# ufcg-lsd/custom-k8s-scheduler

Measured on AMD Instinct MI355X. Metric: pods scheduled/sec (exact sequential stream, 5,000 nodes x 100,000 pods), higher is better.
Workload: dtype int32+f64; 1 GPU; config2: 5,000 nodes x 100,000 pods, exact sequential, Fit+Balanced+QoS weights, percentageOfNodesToScore=100; engine=lookahead, launch=resident, table_layout=compact, lookahead=32, parallelism=single

## Files before the change

### custom-k8s-scheduler_amd/csrc/qs_ctx.hpp

```cpp
#pragma once
#include <hip/hip_runtime.h>
#include <rccl/rccl.h>

#include <mutex>
#include <string>
#include <vector>

#include "../../include/qsched.h"
#include "qs_device.hpp"
#include "qs_launch.hpp"

namespace qs_host {

constexpr int64_t kLimit = (1LL << 24) - 1;
constexpr int64_t kWideMemLimit = (1LL << 46) - 1;
constexpr int64_t kGrowLimit32 = (1LL << 31) - 1;
constexpr int64_t kGrowLimitF64 = (1LL << 53) - 1;
constexpr uint32_t kSoaMinNodes = 1u << 16;
constexpr uint32_t kAaMaxNodes = 1u << 20;

struct QsError {
    qs_status st;
    std::string msg;
};
// ... 66 lines not shown
    uint64_t epoch_after = 0;
    int shift = 0;
    bool wide = false;
    qs_ctx *owner = nullptr;
    hipGraphExec_t gexec = nullptr;
    std::vector<uint8_t> gkey;
    ~qs_stream() {
        if (gexec) (void)hipGraphExecDestroy(gexec);
    }
};

struct qs_ctx {
    std::mutex mu;
    uint64_t table_epoch = 0;
    qs_config cfg{};
    int device = 0;
    hipStream_t stream = nullptr;
    hipStream_t stream2 = nullptr;
    std::string err;
    qs_host::Mirror m;
    int shift = 20;
    bool wide = false;
    bool dev_valid = false;
    uint32_t zero_alloc = 0;
    qs::DevTable dt{};
    qs::DevCfg dc{};
    int32_t strat = 0;
    qs_host::DevBuf strat_tab;
    std::vector<qs_stream *> streams;
    qs_host::DevBuf tbl;
    qs_host::DevBuf soa;
    bool soa_valid = false;
    qs_host::DevBuf tbl_saved;
    qs_host::Mirror m_saved;
    bool saved = false;
    bool saved_wide = false;
    int saved_shift = 20;
    bool mirror_stale = false;
    uint64_t device_faults = 0;
    qs_host::DevBuf diag;
    qs_host::DevBuf scratch, lists, clists, dio, npart, normi, nstat, nfall, nrec, bctrl, one_pod, one_podx;
    qs_host::DevBuf vshard;
    void *pin = nullptr;
    size_t pin_bytes = 0;
    uint64_t score_seq = 0;
    qs_host::DevBuf score_gs;
    uint32_t pend = 0xFFFFFFFFu;
    qs_host::DevBuf hand;
    bool handoff_off = false;
    qs_host::DevBuf resctl;
    int res_timeouts = 0;
    bool res_cooldown = false;
    uint32_t inject_used = 0;
    bool last_resident = false;
    int32_t last_res_path = 0;
    int cus = 0;
    uint64_t run_seq = 0;
    bool last_waits = false;
    uint32_t cap = 0;
    int rank = 0, world = 1;
    ncclComm_t comm = nullptr;
    qs_host::DevBuf mbox, mbox_peers;
    std::vector<void *> mbox_opened;
    bool mbox_on = false;
    bool mbox_fine = false;
    bool mbox_broken = false;
    bool mbox_host = false;
    void *mbox_hptr = nullptr;
    std::string mbox_shm;
    std::vector<void *> mbox_hmaps;
};
namespace qs_host {
void mbox_host_release(qs_ctx *c);
}
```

*Goal of the exercise*. Copy out the full material exactly as it appears.

*Solution to the problem*.
# ufcg-lsd/custom-k8s-scheduler

Measured on AMD Instinct MI355X. Metric: pods scheduled/sec (exact sequential stream, 5,000 nodes x 100,000 pods), higher is better.
Workload: dtype int32+f64; 1 GPU; config2: 5,000 nodes x 100,000 pods, exact sequential, Fit+Balanced+QoS weights, percentageOfNodesToScore=100; engine=lookahead, launch=resident, table_layout=compact, lookahead=32, parallelism=single

## Files before the change

### custom-k8s-scheduler_amd/csrc/qs_ctx.hpp

```cpp
#pragma once
#include <hip/hip_runtime.h>
#include <rccl/rccl.h>

#include <mutex>
#include <string>
#include <vector>

#include "../../include/qsched.h"
#include "qs_device.hpp"
#include "qs_launch.hpp"

namespace qs_host {

constexpr int64_t kLimit = (1LL << 24) - 1;
constexpr int64_t kWideMemLimit = (1LL << 46) - 1;
constexpr int64_t kGrowLimit32 = (1LL << 31) - 1;
constexpr int64_t kGrowLimitF64 = (1LL << 53) - 1;
constexpr uint32_t kSoaMinNodes = 1u << 16;
constexpr uint32_t kAaMaxNodes = 1u << 20;

struct QsError {
    qs_status st;
    std::string msg;
};
// ... 66 lines not shown
    uint64_t epoch_after = 0;
    int shift = 0;
    bool wide = false;
    qs_ctx *owner = nullptr;
    hipGraphExec_t gexec = nullptr;
    std::vector<uint8_t> gkey;
    ~qs_stream() {
        if (gexec) (void)hipGraphExecDestroy(gexec);
    }
};

struct qs_ctx {
    std::mutex mu;
    uint64_t table_epoch = 0;
    qs_config cfg{};
    int device = 0;
    hipStream_t stream = nullptr;
    hipStream_t stream2 = nullptr;
    std::string err;
    qs_host::Mirror m;
    int shift = 20;
    bool wide = false;
    bool dev_valid = false;
    uint32_t zero_alloc = 0;
    qs::DevTable dt{};
    qs::DevCfg dc{};
    int32_t strat = 0;
    qs_host::DevBuf strat_tab;
    std::vector<qs_stream *> streams;
    qs_host::DevBuf tbl;
    qs_host::DevBuf soa;
    bool soa_valid = false;
    qs_host::DevBuf tbl_saved;
    qs_host::Mirror m_saved;
    bool saved = false;
    bool saved_wide = false;
    int saved_shift = 20;
    bool mirror_stale = false;
    uint64_t device_faults = 0;
    qs_host::DevBuf diag;
    qs_host::DevBuf scratch, lists, clists, dio, npart, normi, nstat, nfall, nrec, bctrl, one_pod, one_podx;
    qs_host::DevBuf vshard;
    void *pin = nullptr;
    size_t pin_bytes = 0;
    uint64_t score_seq = 0;
    qs_host::DevBuf score_gs;
    uint32_t pend = 0xFFFFFFFFu;
    qs_host::DevBuf hand;
    bool handoff_off = false;
    qs_host::DevBuf resctl;
    int res_timeouts = 0;
    bool res_cooldown = false;
    uint32_t inject_used = 0;
    bool last_resident = false;
    int32_t last_res_path = 0;
    int cus = 0;
    uint64_t run_seq = 0;
    bool last_waits = false;
    uint32_t cap = 0;
    int rank = 0, world = 1;
    ncclComm_t comm = nullptr;
    qs_host::DevBuf mbox, mbox_peers;
    std::vector<void *> mbox_opened;
    bool mbox_on = false;
    bool mbox_fine = false;
    bool mbox_broken = false;
    bool mbox_host = false;
    void *mbox_hptr = nullptr;
    std::string mbox_shm;
    std::vector<void *> mbox_hmaps;
};
namespace qs_host {
void mbox_host_release(qs_ctx *c);
}
```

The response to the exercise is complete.